=== Source material ===
# Gaurav14cs17/Bayer_Low_light_Image_Enhancement

Measured on AMD Instinct MI355X. Metric: megapixels/sec RawFormer-S 512x512 RAW->sRGB, higher is better.
Workload: dtype f32; 1 GPU; RawFormer-S(FLCA) dim=32, batch=8 of packed 4x512x512 synthetic Bayer per GPU; frames_per_gpu=8, variant=flca, weights=synthetic (seeded, random-init scale), parallelism=batch-sharded x1, device=AMD Radeon Graphics

## Files before the change

bayer_low_light_image_enhancement_amd/csrc/rf_block.hip:

```cpp
#include <cstdlib>
#include "rf_common.h"

namespace rf {

size_t transformer_scratch_floats(int B, int C, int heads, int hc, int h, int w, TbBufOffsets* o) {
    const size_t P = (size_t)h * w;
    Bump b;
    const size_t wide = (size_t)(3 * C > hc ? 3 * C : hc);
    o->bufA = b.off((size_t)B * wide * P);
    o->bufB = b.off((size_t)B * wide * P);
    o->x1 = b.off((size_t)B * C * P);
    int ns, sl;
    size_t pf = 0, pf2 = 0;
    if (gram_plan(B, C, heads, (int)P, &ns, &sl, &pf)) return 0;
    if (fused_attn_supported(C, heads, h, w)) fused_attn_plan(h, w, &ns, &pf2, B, C);
    if (attn_mid_supported(C, heads, h, w)) attn_mid_plan(h, w, &ns, &pf2, B, C);
    o->partial = b.off(pf > pf2 ? pf : pf2);
    o->wfold = b.off((size_t)B * packed1x1_floats(C, C));
    o->wfold3 = b.off((size_t)B * packed1x1_b3_floats(C, C));
    return b.used;
}

bool transformer_ffn_is_fused(const TbParams& p, int C, int hc, int hh, int ww) {
#ifdef RF_DIAG
// ... 31 lines not shown
            RF_TRY(launch_attn_mid(buf.pre, buf.qkv, partial, nslab, p.qkv_dw_w, p.qkv_dw_b, B, C, hh, ww, st, p.ylo, p.yhi, p.xlo, p.xhi));
            av.x1 = buf.qkv; av.x1_bstride = (int64_t)C * Pn;
        } else {
            DwConvArgs d{};
            d.x = buf.pre; d.x_bstride = (int64_t)3 * C * Pn; d.out = buf.qkv; d.out_bstride = (int64_t)3 * C * Pn;
            d.w = p.qkv_dw_w; d.bias = p.qkv_dw_b;
            d.B = B; d.C = 3 * C; d.h = hh; d.w_ = ww; d.gelu = 0;
            RF_TRY(launch_dwconv3x3(d, st));

            GramArgs g{};
            g.q = buf.qkv; g.k = buf.qkv + (size_t)C * Pn; g.bstride = (int64_t)3 * C * Pn;
            g.B = B; g.C = C; g.heads = heads; g.P = Pn; g.partial = partial;
            RF_TRY(gram_plan(B, C, heads, Pn, &g.nslab, &g.slab, &partial_floats));
            g.p_lo = p.ylo * ww; g.p_hi = p.yhi * ww;
            if (p.xhi > 0 && (p.xlo > 0 || p.xhi < ww)) { g.w = ww; g.x_lo = p.xlo; g.x_hi = p.xhi; }
            RF_TRY(launch_gram(g, st));
            nslab = g.nslab;
            av.x1 = buf.qkv + (size_t)2 * C * Pn; av.x1_bstride = (int64_t)3 * C * Pn;
        }
    }
    if (p.allreduce) p.allreduce(p.allreduce_user, partial, partial_floats, 0, (void*)st);
    RF_TRY(launch_attn_fold(partial, nslab, p.temperature, p.proj_w, buf.wfold, buf.wfold3, B, C, heads, st, p.log_temperature));
    av.C1 = C;
    av.wp = buf.wfold; av.wp_bstride = (int64_t)packed1x1_floats(C, C);
    av.wp3 = buf.wfold3; av.wp3_bstride = (int64_t)packed1x1_b3_floats(C, C);
    av.bias = p.proj_b;
    if (residual) { av.res = in; av.res_bstride = (int64_t)C * Pn; }
    av.out = out; av.out_bstride = (int64_t)C * Pn; av.Cout = C; av.B = B; av.P = Pn; av.w = ww;
    return launch_conv1x1(av, st);
}

int run_transformer(const TbParams& p, const float* in, float* out, float* ws, const TbBufOffsets& o,
                    int B, int C, int heads, int hc, int hh, int ww, hipStream_t st) {
    const int Pn = hh * ww;
    float* bufA = ws + o.bufA;
    float* bufB = ws + o.bufB;
    float* x1 = ws + o.x1;
#ifdef RF_DIAG
    const bool no_fuse = getenv("RF_NO_FUSE") != nullptr;
    const bool no_fuse_attn = no_fuse || getenv("RF_NO_FUSE_ATTN") != nullptr;
#else
    constexpr bool no_fuse = false, no_fuse_attn = false;
#endif

    RF_TRY(run_chan_attn(p, in, x1, true, AttnBufs{bufA, bufB, ws + o.partial, ws + o.wfold, ws + o.wfold3}, B, C, heads, hh, ww, st, no_fuse,
                         no_fuse_attn));

    if (transformer_ffn_is_fused(p, C, hc, hh, ww)) {
        RF_TRY(launch_ffn_fused(x1, out, p.ln2_w, p.ln2_b, p.pw1_wp3, p.pw1_b, p.dw_w, p.dw_b, p.pw2_wp, p.pw2_b, B, C, hh, ww, st));
    } else {
        Conv1x1Args f1{};
        f1.x1 = x1; f1.C1 = C; f1.x1_bstride = (int64_t)C * Pn;
        f1.wp = p.pw1_wp; f1.wp3 = p.pw1_wp3; f1.bias = p.pw1_b;
        f1.ln_w = p.ln2_w; f1.ln_b = p.ln2_b; f1.ln_eps = 1e-5f;
        f1.out = bufA; f1.out_bstride = (int64_t)hc * Pn; f1.Cout = hc; f1.B = B; f1.P = Pn; f1.w = ww;
        if (!conv1x1_ln_single_pass(f1)) {
            RF_TRY(launch_layernorm2d(x1, bufB, p.ln2_w, p.ln2_b, 1e-5f, B, C, Pn, st));
            f1.x1 = bufB; f1.ln_w = nullptr; f1.ln_b = nullptr;
        }
        RF_TRY(launch_conv1x1(f1, st));

        DwConvArgs d2{};
        d2.x = bufA; d2.x_bstride = (int64_t)hc * Pn; d2.out = bufB; d2.out_bstride = (int64_t)hc * Pn;
        d2.w = p.dw_w; d2.bias = p.dw_b;
        d2.B = B; d2.C = hc; d2.h = hh; d2.w_ = ww; d2.gelu = 1;
        RF_TRY(launch_dwconv3x3(d2, st));
        if (p.defer_pw2) return RF_OK;

        Conv1x1Args f2{};
        f2.x1 = bufB; f2.C1 = hc; f2.x1_bstride = (int64_t)hc * Pn;
        f2.wp = p.pw2_wp; f2.wp3 = p.pw2_wp3; f2.bias = p.pw2_b;
        f2.res = x1; f2.res_bstride = (int64_t)C * Pn;
        f2.out = out; f2.out_bstride = (int64_t)C * Pn; f2.Cout = C; f2.B = B; f2.P = Pn; f2.w = ww;
        RF_TRY(launch_conv1x1(f2, st));
    }
    return RF_OK;
}

}
```

bayer_low_light_image_enhancement_amd/csrc/rf_common.h:

```cpp
#pragma once
#include <hip/hip_runtime.h>
#include <stdint.h>
#include <stddef.h>
#include "../../include/rawformer_hip.h"

namespace rf {

typedef float f32x4 __attribute__((ext_vector_type(4)));

void set_error(const char* fmt, ...);
int check_hip(hipError_t e, const char* what);
int check_launch(const char* what);

#define RF_CHECK_ARG(cond, ...)            \
    do {                                   \
        if (!(cond)) {                     \
            rf::set_error(__VA_ARGS__);    \
            return RF_E_INVALID;           \
        }                                  \
    } while (0)

#define RF_TRY(expr)            \
    do {                        \
        const int rc_ = (expr); \
// ... 168 lines not shown
struct DwConvArgs {
    const float* x; int64_t x_bstride;
    float* out; int64_t out_bstride;
    const float* w;
    const float* bias;
    int B, C, h, w_;
    int gelu;
    float* out2 = nullptr;
};
int launch_dwconv3x3(const DwConvArgs& a, hipStream_t st);
int launch_pixel_unshuffle2(const float* in, float* out, int B, int C, int h, int w, hipStream_t st);
int launch_pixel_shuffle2(const float* in, float* out, int B, int C, int h, int w, hipStream_t st);
int launch_dwt2x2(const float* in, float* out, const float k[16], int layout, int exact_haar,
                  int B, int C, int h, int w, int hin, int win, hipStream_t st);
int launch_idwt2x2(const float* in, float* out, const float k[16], int layout, int exact_haar,
                   int B, int C, int h, int w, hipStream_t st);

struct GramArgs {
    const float* q; const float* k;
    int64_t bstride;
    int B, C, heads, P;
    float* partial;
    int nslab, slab;
    int p_lo = 0, p_hi = 0;
    int w = 0, x_lo = 0, x_hi = 0;
};
int gram_plan(int B, int C, int heads, int P, int* nslab, int* slab, size_t* partial_floats);
int launch_gram(const GramArgs& a, hipStream_t st);
int launch_attn_fold(const float* partial, int nslab, const float* temperature, const float* w_out,
                     float* wp_out, void* wp3_out , int B, int C, int heads, hipStream_t st,
                     int log_temperature = 0);

bool fused_ffn_supported(int C, int hidden, int h, int w);
int launch_ffn_fused(const float* x, float* out, const float* ln_w, const float* ln_b, const void* w1p , const float* b1,
                     const float* wd, const float* bd, const float* w2p, const float* b2, int B, int C, int h, int w, hipStream_t st);
bool fused_attn_supported(int C, int heads, int h, int w);
int fused_attn_plan(int h, int w, int* nslab, size_t* partial_floats, int B, int C);
int launch_attn_front(const float* x, float* v, float* partial, int nslab, const float* ln_w, const float* ln_b,
                      const void* wp , const float* bq, const float* wd, const float* bd, int B, int C, int h, int w, hipStream_t st,
                      int ylo = 0, int yhi = 0 ,
                      int xlo = 0, int xhi = 0 );

bool attn_mid_supported(int C, int heads, int h, int w);
int attn_mid_plan(int h, int w, int* nslab, size_t* partial_floats, int B, int C);
int launch_attn_mid(const float* qkv, float* v, float* partial, int nslab, const float* wd, const float* bd,
                    int B, int C, int h, int w, hipStream_t st, int ylo = 0, int yhi = 0, int xlo = 0, int xhi = 0);

struct TbParams {
    const float *ln1_w, *ln1_b, *temperature;
    const float *qkv_wp , *qkv_b, *qkv_dw_w, *qkv_dw_b, *proj_w , *proj_b;
    const float *ln2_w, *ln2_b, *pw1_wp , *pw1_b, *dw_w, *dw_b, *pw2_wp , *pw2_b;
    const void *qkv_wp3, *pw1_wp3, *pw2_wp3;
    int log_temperature;
    int ylo = 0, yhi = 0, xlo = 0, xhi = 0;
    void (*allreduce)(void* user, float* buf, size_t n, int op, void* stream) = nullptr;
    void* allreduce_user = nullptr;
    bool defer_pw2 = false;
};
bool transformer_ffn_is_fused(const TbParams& p, int C, int hc, int hh, int ww);
struct TbBufOffsets { size_t bufA, bufB, x1, partial, wfold, wfold3; };
size_t transformer_scratch_floats(int B, int C, int heads, int hc, int h, int w, TbBufOffsets* o);
int run_transformer(const TbParams& p, const float* in, float* out, float* ws, const TbBufOffsets& o,
                    int B, int C, int heads, int hc, int hh, int ww, hipStream_t st);
struct AttnBufs {
    float *pre, *qkv;
    float *partial;
    float *wfold;
    void* wfold3;
};
int run_chan_attn(const TbParams& p, const float* in, float* out, bool residual, const AttnBufs& buf, int B, int C, int heads, int hh, int ww,
                  hipStream_t st, bool no_fuse = false, bool no_fuse_attn = false);
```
===
What you are asked to do: Among the records, find the lines that contain "struct" and copy each of them.

Written answer:
struct DwConvArgs {
struct GramArgs {
struct TbParams {
struct TbBufOffsets { size_t bufA, bufB, x1, partial, wfold, wfold3; };
struct AttnBufs {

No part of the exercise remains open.